La Guardia Civil me ha llamado hace un rato para preguntarme si María Rosario
Fernández era familiar mía. Han confirmado el domicilio y todo eso, y luego me
han dicho que acababa de tener un accidente de tráfico en el kilómetro 11 de la
antigua carretera de Galapagar. Les he dicho que era imposible, que mi mujer se
había ido ayer por la tarde a Navalmoral de la Mata, a ver a su madre… El guardia
me ha dicho que de momento no podía decirme nada más. He llamado a Nicanor
para que vaya para allá, a hablar con ellos.
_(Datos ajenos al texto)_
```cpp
#define YY_FLAG_ROWCOL 1u
#define YY_FLAG_ALIASED 2u
#define YY_FLAG_REUSE_PASS_VALUE 4u

#define YY_FLAG_REUSE_TRANSPOSITIONS 8u
#define YY_FLAG_KEEP_EVALUATIONS 16u

#define YY_FLAG_EVAL_SYMMETRY 32u
// ... 125 lines not shown
int yy_nn_tower_heads_bf16(const float *planes, const void *weights, const float *bias,
                           void *out_heads, int G, int R, int C, int channels, int n_layers,
                           yy_stream_t stream);

int yy_nn_tower_f32(const float *planes, const void *weights, const float *bias, float *out, int G,
                    int R, int C, int channels, int n_layers, yy_stream_t stream);

int yy_nn_head_finish_bf16(const void *h, int G, int A, int H, const float *w2, const float *b2,
                           float *policy, float *value, yy_stream_t stream);

int yy_nn_tower_f16x3_regs(const float *planes, const void *weights, const void *head_w, const float *bias,
                           float *out, float *out_heads, const int32_t *rows, const int32_t *n_rows, int G,
                           int R, int C, int channels, int n_layers, int weight_exp, int head_exp,
                           int act_exp, yy_stream_t stream);

int yy_nn_tower_g(const float *planes, const void *weights, const void *head_w, const float *bias, const float *head_bias,
                  float *out, float *out_heads, const int32_t *rows, const int32_t *n_rows, int G, int R, int C,
                  int channels, int n_layers, int weight_exp, int head_exp, int act_exp, int nb, int boards, int gate_lo,
                  int gate_hi, int layout, yy_stream_t stream);
int yy_nn_tower_g_forms(int channels, int *nb_out);
int yy_nn_tower_g_relu_check(uint32_t start, uint32_t count, uint32_t *counts, yy_stream_t stream);

int yy_nn_fc_heads_f16x3(const float *feats, const void *wpk, const float *bias, const int32_t *jobs, int n_jobs,
                         float *logits, float *hidden, const int32_t *n_rows, int G, int K, int A, int H,
                         int weight_exp, int act_exp, yy_stream_t stream);

int yy_nn_head_finish_f32(const float *logits, const float *hidden, int G, int A, int H, const float *w2,
                          const float *b2, const int32_t *rows, const int32_t *n_rows, float *policy,
                          float *value, yy_stream_t stream);

int yy_compact_rows(const uint8_t *flags, int G, int32_t *rows, int32_t *n, yy_stream_t stream);

int yy_selfplay_root_noise(uint64_t seed, const int64_t *game_id, const int32_t *ply, const uint8_t *draw,
                           const uint8_t *mask, int G, int A, double alpha, double *noise, yy_stream_t stream);

int yy_selfplay_root_gumbel(uint64_t seed, const int64_t *game_id, const int32_t *ply, int G, int A, float *rows,
                            yy_stream_t stream);

int yy_selfplay_sample_actions(uint64_t seed, const int64_t *game_id, const int32_t *ply,
                               const uint8_t *searching, const double *pi, const uint8_t *mask, int G, int A,
// ... 35 lines not shown
```

yinyang-game-alphazero_amd/_lib.py:

```python
import ctypes as C
import os
import subprocess

_HERE = os.path.dirname(os.path.abspath(__file__))
CSRC = os.path.join(_HERE, "csrc")
SO = os.path.join(CSRC, "libyy_hip.so")
HEADER = os.path.normpath(os.path.join(_HERE, "..", "include", "yy_engine.h"))

YY_OK = 0
YY_E_ARENA = -6
FLAG_ROWCOL = 1
FLAG_ALIASED = 2
FLAG_REUSE_PASS_VALUE = 4
FLAG_REUSE_TRANSPOSITIONS = 8
FLAG_KEEP_EVALUATIONS = 16
FLAG_EVAL_SYMMETRY = 32
FLAG_FORCED_PLAYOUTS = 64
FLAG_FPU_REDUCTION = 128
FLAG_SOLVER = 256
FLAG_GUMBEL_ROOT = 512
FLAG_GUMBEL_INTERIOR = 1024

HIPCC_FLAGS = ["--offload-arch=gfx950", "-O3", "-std=c++17", "-fPIC", "-shared",
               "-ffp-contract=off", "-fno-fast-math", "-Wall", "-Wno-unused-function"]
# ... 89 lines not shown
    "yy_mcts_shared_counters_ex": [_vp, C.POINTER(C.c_uint64)],
    "yy_nn_bias_act_bf16": [_vp, _vp, _vp, C.c_int64, C.c_int, C.c_int, _vp],
    "yy_nn_tower_bf16": [_vp, _vp, _vp, _vp, C.c_int, C.c_int, C.c_int, C.c_int, C.c_int, _vp],
    "yy_nn_tower_heads_bf16": [_vp, _vp, _vp, _vp, C.c_int, C.c_int, C.c_int, C.c_int, C.c_int, _vp],
    "yy_nn_head_finish_bf16": [_vp, C.c_int, C.c_int, C.c_int, _vp, _vp, _vp, _vp, _vp],
    "yy_nn_tower_f32": [_vp, _vp, _vp, _vp, C.c_int, C.c_int, C.c_int, C.c_int, C.c_int, _vp],
    "yy_nn_head_finish_f32": [_vp, _vp, C.c_int, C.c_int, C.c_int, _vp, _vp, _vp, _vp, _vp, _vp, _vp],
    "yy_compact_rows": [_vp, C.c_int, _vp, _vp, _vp],
    "yy_nn_tower_f16x3_regs": [_vp, _vp, _vp, _vp, _vp, _vp, _vp, _vp, C.c_int, C.c_int, C.c_int, C.c_int, C.c_int, C.c_int, C.c_int,
                               C.c_int, _vp],
    "yy_nn_tower_g_forms": [C.c_int, C.POINTER(C.c_int)],
    "yy_nn_tower_g_relu_check": [C.c_uint32, C.c_uint32, _vp, _vp],
    "yy_nn_tower_g": [_vp, _vp, _vp, _vp, _vp, _vp, _vp, _vp, _vp, C.c_int, C.c_int, C.c_int, C.c_int, C.c_int, C.c_int, C.c_int,
                      C.c_int, C.c_int, C.c_int, C.c_int, C.c_int, C.c_int, _vp],
    "yy_nn_fc_heads_f16x3": [_vp, _vp, _vp, _vp, C.c_int, _vp, _vp, _vp, C.c_int, C.c_int, C.c_int, C.c_int, C.c_int, C.c_int, _vp],
    "yy_selfplay_root_noise": [C.c_uint64, _vp, _vp, _vp, _vp, C.c_int, C.c_int, C.c_double, _vp, _vp],
    "yy_selfplay_root_gumbel": [C.c_uint64, _vp, _vp, C.c_int, C.c_int, _vp, _vp],
    "yy_selfplay_sample_actions": [C.c_uint64, _vp, _vp, _vp, _vp, _vp, C.c_int, C.c_int, C.c_int, _vp, _vp],
    "yy_selfplay_draw_budgets": [C.c_uint64, _vp, _vp, _vp, C.c_int, C.c_double, C.c_int, C.c_int, _vp, _vp, _vp],
    "yy_selfplay_run_create": [_vp, C.POINTER(SelfPlayConfig), C.POINTER(_vp)],
    "yy_selfplay_run_destroy": [_vp],
    "yy_selfplay_run_arm": [_vp, _vp, C.c_int64, C.c_int64, C.c_int64, _vp, _vp, _vp],
    "yy_mcts_step_selfplay": [_vp, _vp, _vp, _vp, _vp, _vp, _vp],
    "yy_selfplay_run_counters": [_vp, _vp, _vp],
    "yy_selfplay_run_examples": [_vp, C.c_int64, C.c_int64, _vp, _vp, _vp, _vp, _vp, _vp],
    "yy_version": [],
}
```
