+      const int kn = __builtin_ctz(rem | (1u << OD_K));
+      const bool more = kn < OD_K;
+      rem &= rem - 1u;
+      if (more) {
         dma_ori(kn, lds_buf + (par ^ 1u) * OD_BUF);
         asm volatile("s_waitcnt vmcnt(2)" ::: "memory");
       } else {
@@ -2257,8 +2299,7 @@
       }
       FC_T(1);
       const uint8_t* ob = &patch[wv_id][0] + par * OD_BUF;
-      const int cx = __builtin_amdgcn_readlane(i_cx, k);
-      const int m = (cx - 15) & 15;
+      const int m = OD_RL(r_m, k);
       int A = 0, B = 0;
       const uint32_t sh = (uint32_t)(m & 3);
 #pragma unroll
@@ -2270,104 +2311,121 @@
         A = __builtin_amdgcn_sdot4(px, (int)wu[j], A, false);
         B = __builtin_amdgcn_sdot4(px, (int)wv[j], B, false);
       }
-      const int At = __builtin_amdgcn_readlane(wave_incl_scan(A), 63), Bt = __builtin_amdgcn_readlane(wave_incl_scan(B), 63);
-      if (lane == k) { m10v = At; m01v = Bt; }
+#if OD_SCAN6
+      A = __builtin_amdgcn_readlane(wave_incl_scan(A), 63);
+      B = __builtin_amdgcn_readlane(wave_incl_scan(B), 63);
+#elif !OD_BOUND
+      A += __builtin_amdgcn_update_dpp(0, A, 0xB1, 0xf, 0xf, false);
+      B += __builtin_amdgcn_update_dpp(0, B, 0xB1, 0xf, 0xf, false);
+      A += __builtin_amdgcn_update_dpp(0, A, 0x4E, 0xf, 0xf, false);
+      B += __builtin_amdgcn_update_dpp(0, B, 0x4E, 0xf, 0xf, false);
+      A += __builtin_amdgcn_update_dpp(0, A, 0x141, 0xf, 0xf, false);
+      B += __builtin_amdgcn_update_dpp(0, B, 0x141, 0xf, 0xf, false);
+#endif
+      const bool mine = (lane & 7) == k;
+      accA = mine ? A : accA;
+      accB = mine ? B : accB;
       FC_T(2);
-    }
-  }
-  auto dsc_wide = [&](int k) { return ((__builtin_amdgcn_readlane(i_cx, k) - 18) & 15) > 11; };
-  auto dma_dsc = [&](int k, uint32_t lds) {
-    const int level = __builtin_amdgcn_readlane(i_level, k), cx = __builtin_amdgcn_readlane(i_cx, k), cy = __builtin_amdgcn_readlane(i_cy, k);
-    const int bpitch = P.blur.pitch[level];
-    const uint8_t* bplane = P.blur.base[level] + (size_t)img * P.blur.img_stride[level];
-    const int ax_d = (cx - 18) & ~15;
-    const bool wide = ((cx - 18) & 15) > 11;
-    const int n_pieces = wide ? 37 * 4 : 37 * 3;
-#pragma unroll
-    for (int j = 0; j < 3; j++) {
-      const int i = lane + WAVE * j;
-      const int q3 = (i * 43) >> 7;
-      const int r = wide ? (i >> 2) : q3, c = wide ? (i & 3) : i - 3 * q3;
-      if (j < 2 || wide)
-        if (i < n_pieces) OD_DMA(bplane + blur_tiled_offset(max(ax_d + 16 * c, 0), max(cy - 18 + r, 0), bpitch), lds + 1024u * j);
+      if (!more) break;
+      k = kn;
+    }
+  }
+  auto dma_dsc = [&](int k, uint32_t lds, bool wide) {
+    const unsigned long long base = OD_RL64(b_lo, b_hi, k);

Me ha dicho que podía pasar antes a
recogerme, pero yo prefiero ir contigo, por si es ella de verdad, para cuando la
lleven al hospital, enterarme bien de qué tiene, y todo eso… No sé, estoy muy
nervioso.
No sé qué pensar, ni qué hacer, ni… ¡joder¡Juan relajó la presión de las uñas y se
miró un momento las palmas de las manos, surcadas por ocho muescas
blanquecinas, mientras echaba de menos otras uñas más largas que clavarse en
el cerebro.
Luego sacudió la cabeza y se obligó a pensar, invocando mecánicamente la
disciplina que había acumulado en muchos años de urgencias.
—¿Cómo está esto, Pilar?
—Tranquilo –la enfermera, que había escuchado en silencio el monólogo de
Damián, miró el reloj–.
Yo creo que ya habrá pasado lo peor, son casi las seis y media…
Si quiere, puedo hablar con el doctor Villamil.
—No, gracias. Ya voy yo –entonces sujetó los brazos de su hermano con las dos
manos y le habló despacio, para estar seguro de que entendía todas sus
instrucciones–.
¿Has traído el coche?
—No.
—Mejor. Iremos en el mío, yo conduciré. Baja a la cafetería, pide dos cafés solos
dobles, tómate uno y espérame. Si crees que te va a sentar bien, pide también
una copa y bébetela, pero deprisa. Me queda una hora y media de guardia.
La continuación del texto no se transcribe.